If he and Brian returned to their own time now, it might well be to a future in which they no longer remembered things any other way, and then what of Ashleigh and Tess and Bonnie? They just couldn't risk it. Their only choice was to go forward, to play it out. To see what the future would bring.

“Let's go.” Will started down the sidewalk, pulling the rolled-up want ads out of the back pocket of his jeans. “We've got a lot to do.”

Someone or something was here in Eastborough, right now, stalking their friends with malevolent intent. Will hadn't been able to keep Mike Lebo alive. The way things had been altered, Tess and Ashleigh would both be raped on Friday night and Bonnie murdered on Saturday night. But now he and Brian had come back in time and set a third, entirely different time line in motion. There was no way to know what effect that would have. If whoever was responsible for all of this knew that Will and Brian were here, trying to interfere—and Will had to believe that—then the events might not follow the same sequence.

He and Brian had talked it out. They had to start by contacting Ashleigh again and by keeping watch over her. Unless he could stop it, sometime soon his best friend, his girl next door, was going to be raped. The picture of her changing before his eyes, fading into a woman with a scar on her soul, remained with him even now. He thought of Ashleigh's twins and of that look on her face after the altered past had changed her, and he picked up his pace.

Not Ashleigh,
he thought.
Not her.

         

I
N MANY WAYS,
A
SHLEIGH FELT
that the strangest thing about Mike Lebo's death was how little real impact it had on her life. She would never have admitted to such thoughts for fear that someone would misinterpret them, accuse her of being heartless. That was so far from the truth. Mike had not been her closest friend, but he was a sweet, funny guy who was a part of nearly every day for her.

Or had been.

The horror of his death was barely twelve hours old, and it had shrouded her in a cloud of despair and hesitation. She felt as though her reactions to everything were too slow. When someone spoke to her, it took an extra second or two for the words to even register. This kind of thing happened on the news, in other towns than Eastborough. Or it happened to adults. It sure as hell didn't happen to people she had known, to boys who had been stealing chocolate pudding off of her tray in the cafeteria since the third grade.

More than anything, there was an emptiness in her mind where Mike should have been, a wound, bleeding tears of sorrow and the dark truth of the world.
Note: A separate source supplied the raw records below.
template <class Cfg, int MS, int K, bool FINAL, class YT = double>
__device__ __forceinline__ void ets_pass(const SeriesView &v, const EtsInit &in,
                                         const double (&cand)[K][Cfg::DIM], double (&fout)[K],
                                         double *ring, const EtsFinalOut *fin)
{
    static_assert((Cfg::S == C_NONE) == (MS == 0), "MS == 0 iff no seasonal component");
    const int lane = threadIdx.x & (NM_BLOCK - 1);
    EtsPar par[K];
    EtsState st[K];
#pragma unroll
    for (int k = 0; k < K; k++) {
        ets_unpack<Cfg>(cand[k], par[k]);
        if constexpr (Cfg::T == C_MUL && Cfg::D) { par[k].pl = dm_pow_lane(); dm_pow_near1_coef(par[k].phi, par[k].pc); }
        st[k].l = in.l0; st[k].b = in.b0; st[k].sse = 0.0; st[k].mant = 1.0; st[k].eacc = 0; st[k].bad = 0;
        st[k].f = 0.0; st[k].dlo = __builtin_huge_val(); st[k].dhi = 0.0; st[k].bmin = __builtin_huge_val(); st[k].rfar = 0.0;

    }
    const double *yp = v.yb;
    const unsigned col_bytes = (unsigned)v.col * (unsigned)sizeof(YT);
    const size_t ld = v.ld;

    const int wave_len = __builtin_amdgcn_readfirstlane(v.wave_len);
    const int wave_min_len = __builtin_amdgcn_readfirstlane(v.wave_min_len);
    const int row_max = __builtin_amdgcn_readfirstlane(v.rows) - 1;
    constexpr int S_WIDE = std::is_same_v<YT, double> ? 1 : (Cfg::ADDITIVE ? ANOFOX_S_COMPACT_MUL_ADD : ANOFOX_S_COMPACT_MUL);
    constexpr int S_FULL = (Cfg::ADDITIVE ? (K == 4 ? (MS > 0 ? ANOFOX_K4_S_SEAS : 16) : 32) : ((Cfg::T == C_MUL && Cfg::D) ? ANOFOX_S_DM : ANOFOX_S_GEN)) * S_WIDE;
    constexpr int S_HBM_CAP = (MS == -2 && !FINAL && !std::is_same_v<YT, double>) ? ANOFOX_S_HBM_RING_COMPACT : 8;
    constexpr int S_TARGET = ((MS == -2 || MS == -4) && K == 1 && S_FULL > S_HBM_CAP) ? S_HBM_CAP : S_FULL;
    constexpr int S = (MS > 0) ? ((S_TARGET / MS > 0 ? S_TARGET / MS : 1) * MS) : S_TARGET;
    typedef std::conditional_t<std::is_same_v<YT, unsigned short>, unsigned, YT> ybuf_t;
    auto widen = [](const ybuf_t x) __attribute__((always_inline)) { return (double)x; };
    ybuf_t cur[S], nxt[S];
    typedef unsigned int u32x2_t __attribute__((ext_vector_type(2)));
    const size_t row_bytes = ld * sizeof(YT);
    const size_t total_bytes = (size_t)(row_max + 1) * row_bytes;
    const int rows_total = row_max + 1;
    auto load_block = [&](ybuf_t (&buf)[S], const int row0) __attribute__((always_inline)) {
        unsigned nrec;
        size_t off;
        if constexpr (Cfg::ADDITIVE) {
            const unsigned rows_left = row0 < rows_total ? (unsigned)(rows_total - row0) : 0u;
            const unsigned long long rem = (unsigned long long)rows_left * (unsigned long long)(unsigned)row_bytes;
            nrec = (unsigned)(rem >> 32) != 0u ? 0xffffffffu : (unsigned)rem;
            off = rows_left ? (size_t)((unsigned long long)(unsigned)row0 * (unsigned long long)(unsigned)row_bytes) : (size_t)0;
        } else {
            const size_t o = (size_t)row0 * row_bytes;
            const size_t rem = o < total_bytes ? total_bytes - o : 0;
            nrec = rem > 0xffffffffull ? 0xffffffffu : (unsigned)rem;
            off = rem ? o : 0;
        }
        const auto rsrc = __builtin_amdgcn_make_buffer_rsrc((void *)((const char *)yp + off), 0, nrec, 0x00020000);
#pragma unroll
        for (int j = 0; j < S; j++) {
            if constexpr (std::is_same_v<YT, double>) {
                const u32x2_t w = __builtin_amdgcn_raw_buffer_load_b64(rsrc, col_bytes, (unsigned)(j * row_bytes), 0);
                buf[j] = __builtin_bit_cast(double, w);
            } else if constexpr (std::is_same_v<YT, float>) {
                const unsigned w = __builtin_amdgcn_raw_buffer_load_b32(rsrc, col_bytes, (unsigned)(j * row_bytes), 0);
                buf[j] = __builtin_bit_cast(float, w);
            } else {
                buf[j] = (unsigned)__builtin_amdgcn_raw_buffer_load_b16(rsrc, col_bytes, (unsigned)(j * row_bytes), 0);
            }
        }
    };
    load_block(cur, 0);
    double var_acc = 0.0;
    auto keep_fit = [&](const int t, const double yv) __attribute__((always_inline)) {
        if constexpr (FINAL) {
            if (fin->fitted && t < v.len) fin->fitted[(size_t)t * fin->fitted_ld] = st[0].f;
            const double dv = yv - fin->mean;
            var_acc += dv * dv;
        }
    };

    if constexpr (MS >= 0) {
        constexpr int MR = MS > 0 ? MS : 1;
        double s[K][MR];
        if constexpr (MS > 0) {
#pragma unroll
            for (int j = 0; j < MS; j++) {
                double f0 = in.fig[(size_t)j * in.fig_ld];
#pragma unroll
                for (int k = 0; k < K; k++) s[k][j] = f0;
            }
        } else {
#pragma unroll
            for (int k = 0; k < K; k++) s[k][0] = 0.0;
        }
        auto run_block = [&](const ybuf_t (&buf)[S], const int base, auto pred_tag) __attribute__((always_inline)) {
            constexpr bool PRED = decltype(pred_tag)::value;
            if constexpr (ANOFOX_DM_RETRY && Cfg::T == C_MUL && Cfg::D && K == 1 && !PRED && !FINAL) {
                const EtsState st0 = st[0];
                double s0[MR];
#pragma unroll
                for (int jj = 0; jj < MR; jj++) s0[jj] = s[0][jj];
                st[0].rfar = 0.0;
#pragma unroll
                for (int j = 0; j < S; j++) {
                    ets_step<Cfg, true>(par[0], st[0], widen(buf[j]), s[0][MS > 0 ? j % MR : 0]);
                    if ((j & 3) == 3 || j == S - 1) ets_renorm<Cfg>(st[0]);
                }
                const bool again = v.len > 0 && (!(st[0].rfar <= DM_POW_NEAR1_R) || st[0].b != st[0].b);
                if (__builtin_amdgcn_ballot_w64(again) == 0ull) return;
                st[0] = st0;
#pragma unroll
                for (int jj = 0; jj < MR; jj++) s[0][jj] = s0[jj];
            }
#pragma unroll
            for (int j = 0; j < S; j++) {
                if (!PRED || base + j < v.len) {
#pragma unroll
                    for (int k = 0; k < K; k++) {
                        ets_step<Cfg>(par[k], st[k], widen(buf[j]), s[k][MS > 0 ? j % MR : 0]);
                        if ((j & 3) == 3 || j == S - 1) ets_renorm<Cfg>(st[k]);
                    }
                    keep_fit(base + j, widen(buf[j]));
                }
            }
        };
        int base = 0;
        constexpr bool TWO = ANOFOX_TWO_BLOCK == 2 || (ANOFOX_TWO_BLOCK == 1 && Cfg::ADDITIVE);
        if constexpr (TWO) {
            for (; base + 2 * S <= wave_min_len; base += 2 * S) {
                load_block(nxt, base + S);
                run_block(cur, base, std::false_type{});
                load_block(cur, base + 2 * S);
                run_block(nxt, base + S, std::false_type{});
            }
        }
        for (; base < wave_len; base += S) {
            load_block(nxt, base + S);
            if (base + S <= wave_min_len) run_block(cur, base, std::false_type{});
            else run_block(cur, base, std::true_type{});
#pragma unroll
            for (int j = 0; j < S; j++) cur[j] = nxt[j];
        }
        if constexpr (FINAL) {
            if constexpr (MS > 0) {
                if (fin->states && v.len > 0) {
#pragma unroll
                    for (int jj = 0; jj < MS; jj++) fin->states[(size_t)(2 + jj) * fin->states_ld] = s[0][jj];
                }
            }
            double pp = par[0].phi, phistar = par[0].phi;
            for (int i = 0; i < fin->h; i++) {
                double f;
                if constexpr (Cfg::T == C_NONE) f = st[0].l;
                else if constexpr (Cfg::T == C_ADD) f = st[0].l + phistar * st[0].b;
                else f = (st[0].b > 0.0) ? st[0].l * dm_pow_pos(st[0].b, phistar) : __builtin_nan("");
                if constexpr (MS > 0) {
                    const int j = (v.len + i) % MS;
                    double sv = s[0][0];
#pragma unroll
                    for (int jj = 1; jj < MS; jj++) sv = (j == jj) ? s[0][jj] : sv;
                    f = (Cfg::S == C_ADD) ? f + sv : f * sv;
                }
                if (v.len > 0) fin->yhat[i] = f;
                pp = pp * par[0].phi;
                phistar = phistar + pp;
            }
        }
    } else {
        constexpr bool LANE_M = MS <= -3;
        static_assert(!LANE_M || K == 1, "per-lane periods: one candidate per lane");
        const int m = LANE_M ? in.m : __builtin_amdgcn_readfirstlane(in.m);
        const int m_max = LANE_M ? __builtin_amdgcn_readfirstlane(wave_max_i32(in.m)) : m;
        for (int j = 0; j < m_max; j++) {
            if (LANE_M && j >= m) continue;
            double f0 = in.fig[(size_t)j * in.fig_ld];
#pragma unroll
            for (int k = 0; k < K; k++) ring[(k * m + j) * NM_BLOCK + lane] = f0;
        }
        int j = 0;
        constexpr bool HBM_RING = (MS == -2 || MS == -4);
        if constexpr (HBM_RING && K == 1) {
            static_assert(2 * S <= ((MS == -2 && !FINAL) ? ETS_LDS_PERIOD : ETS_MERGED_LDS_PERIOD), "the ring prefetch needs periods of at least two blocks");
            double rc[S], rn[S];
            auto ring_load = [&](double (&buf)[S], int j0) __attribute__((always_inline)) {
#pragma unroll
                for (int i = 0; i < S; i++) {
                    buf[i] = ring[(size_t)j0 * NM_BLOCK + lane];
                    j0 = (j0 + 1 == m) ? 0 : j0 + 1;
                }
                return j0;
            };
            int jn = ring_load(rc, 0);
            int base = 0;
            for (; base < wave_len; base += S) {
                load_block(nxt, base + S);
                const int jnn = ring_load(rn, jn);
                const bool full = base + S <= wave_min_len;
#pragma unroll
                for (int i = 0; i < S; i++) {
                    if (full || base + i < v.len) {
                        double sv = rc[i];
                        ets_step<Cfg>(par[0], st[0], widen(cur[i]), sv);
                        if ((i & 3) == 3 || i == S - 1) ets_renorm<Cfg>(st[0]);
                        ring[(size_t)j * NM_BLOCK + lane] = sv;
                        keep_fit(base + i, widen(cur[i]));
                    }
                    j = (j + 1 == m) ? 0 : j + 1;
                }
#pragma unroll
                for (int i = 0; i < S; i++) { cur[i] = nxt[i]; rc[i] = rn[i]; }
                jn = jnn;
            }
        } else {
        auto ring_block = [&](const int base, const bool full) __attribute__((always_inline)) {
#pragma unroll
            for (int i = 0; i < S; i++) {
                if (full || base + i < v.len) {
#pragma unroll
                    for (int k = 0; k < K; k++) {
                        double sv = ring[(k * m + j) * NM_BLOCK + lane];
                        ets_step<Cfg>(par[k], st[k], widen(cur[i]), sv);
                        if ((i & 3) == 3 || i == S - 1) ets_renorm<Cfg>(st[k]);
                        ring[(k * m + j) * NM_BLOCK + lane] = sv;
                    }
                    keep_fit(base + i, widen(cur[i]));
                }
                j = (j + 1 == m) ? 0 : j + 1;
            }
        };
        int base = 0;
        for (; base < wave_len; base += S) {
            load_block(nxt, base + S);
            ring_block(base, base + S <= wave_min_len);
#pragma unroll
            for (int i = 0; i < S; i++) cur[i] = nxt[i];
        }
        }
        if constexpr (FINAL) {
            if (fin->states && v.len > 0)
                for (int jj = 0; jj < m; jj++) fin->states[(size_t)(2 + jj) * fin->states_ld] = ring[(0 * m + jj) * NM_BLOCK + lane];
            double pp = par[0].phi, phistar = par[0].phi;
            for (int i = 0; i < fin->h; i++) {
                double f;
                if constexpr (Cfg::T == C_NONE) f = st[0].l;
                else if constexpr (Cfg::T == C_ADD) f = st[0].l + phistar * st[0].b;
                else f = (st[0].b > 0.0) ? st[0].l * dm_pow_pos(st[0].b, phistar) : __builtin_nan("");
                const int jj = (v.len + i) % m;
                double sv = ring[(0 * m + jj) * NM_BLOCK + lane];
                f = (Cfg::S == C_ADD) ? f + sv : f * sv;
                if (v.len > 0) fin->yhat[i] = f;
                pp = pp * par[0].phi;
                phistar = phistar + pp;
            }
        }
    }
#pragma unroll
    for (int k = 0; k < K; k++) {
        ets_renorm<Cfg>(st[k]);
        fout[k] = ets_objective_value<Cfg>(st[k], v.len);
    }
    if constexpr (FINAL) {
        if (fin->sse_out && v.len > 0) *fin->sse_out = st[0].sse;
        if (fin->var_out) *fin->var_out = var_acc;
        if (fin->states && v.len > 0) { fin->states[0] = st[0].l; fin->states[fin->states_ld] = Cfg::T != C_NONE ? st[0].b : __builtin_nan(""); }
    }
}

The truth was, high school kids didn't only die in other towns, in places she heard about on television.

And yet . . .

School continued. The Homecoming game was this Saturday and the dance would follow, and though Mike would doubtless be remembered and tears would be shed for him, the momentum of all their lives continued uninterrupted. Only his wake and funeral would interfere, and those not for very long. Mike's death would be woven into the fabric of things, and then the rest of them—the ones who still lived—would move on.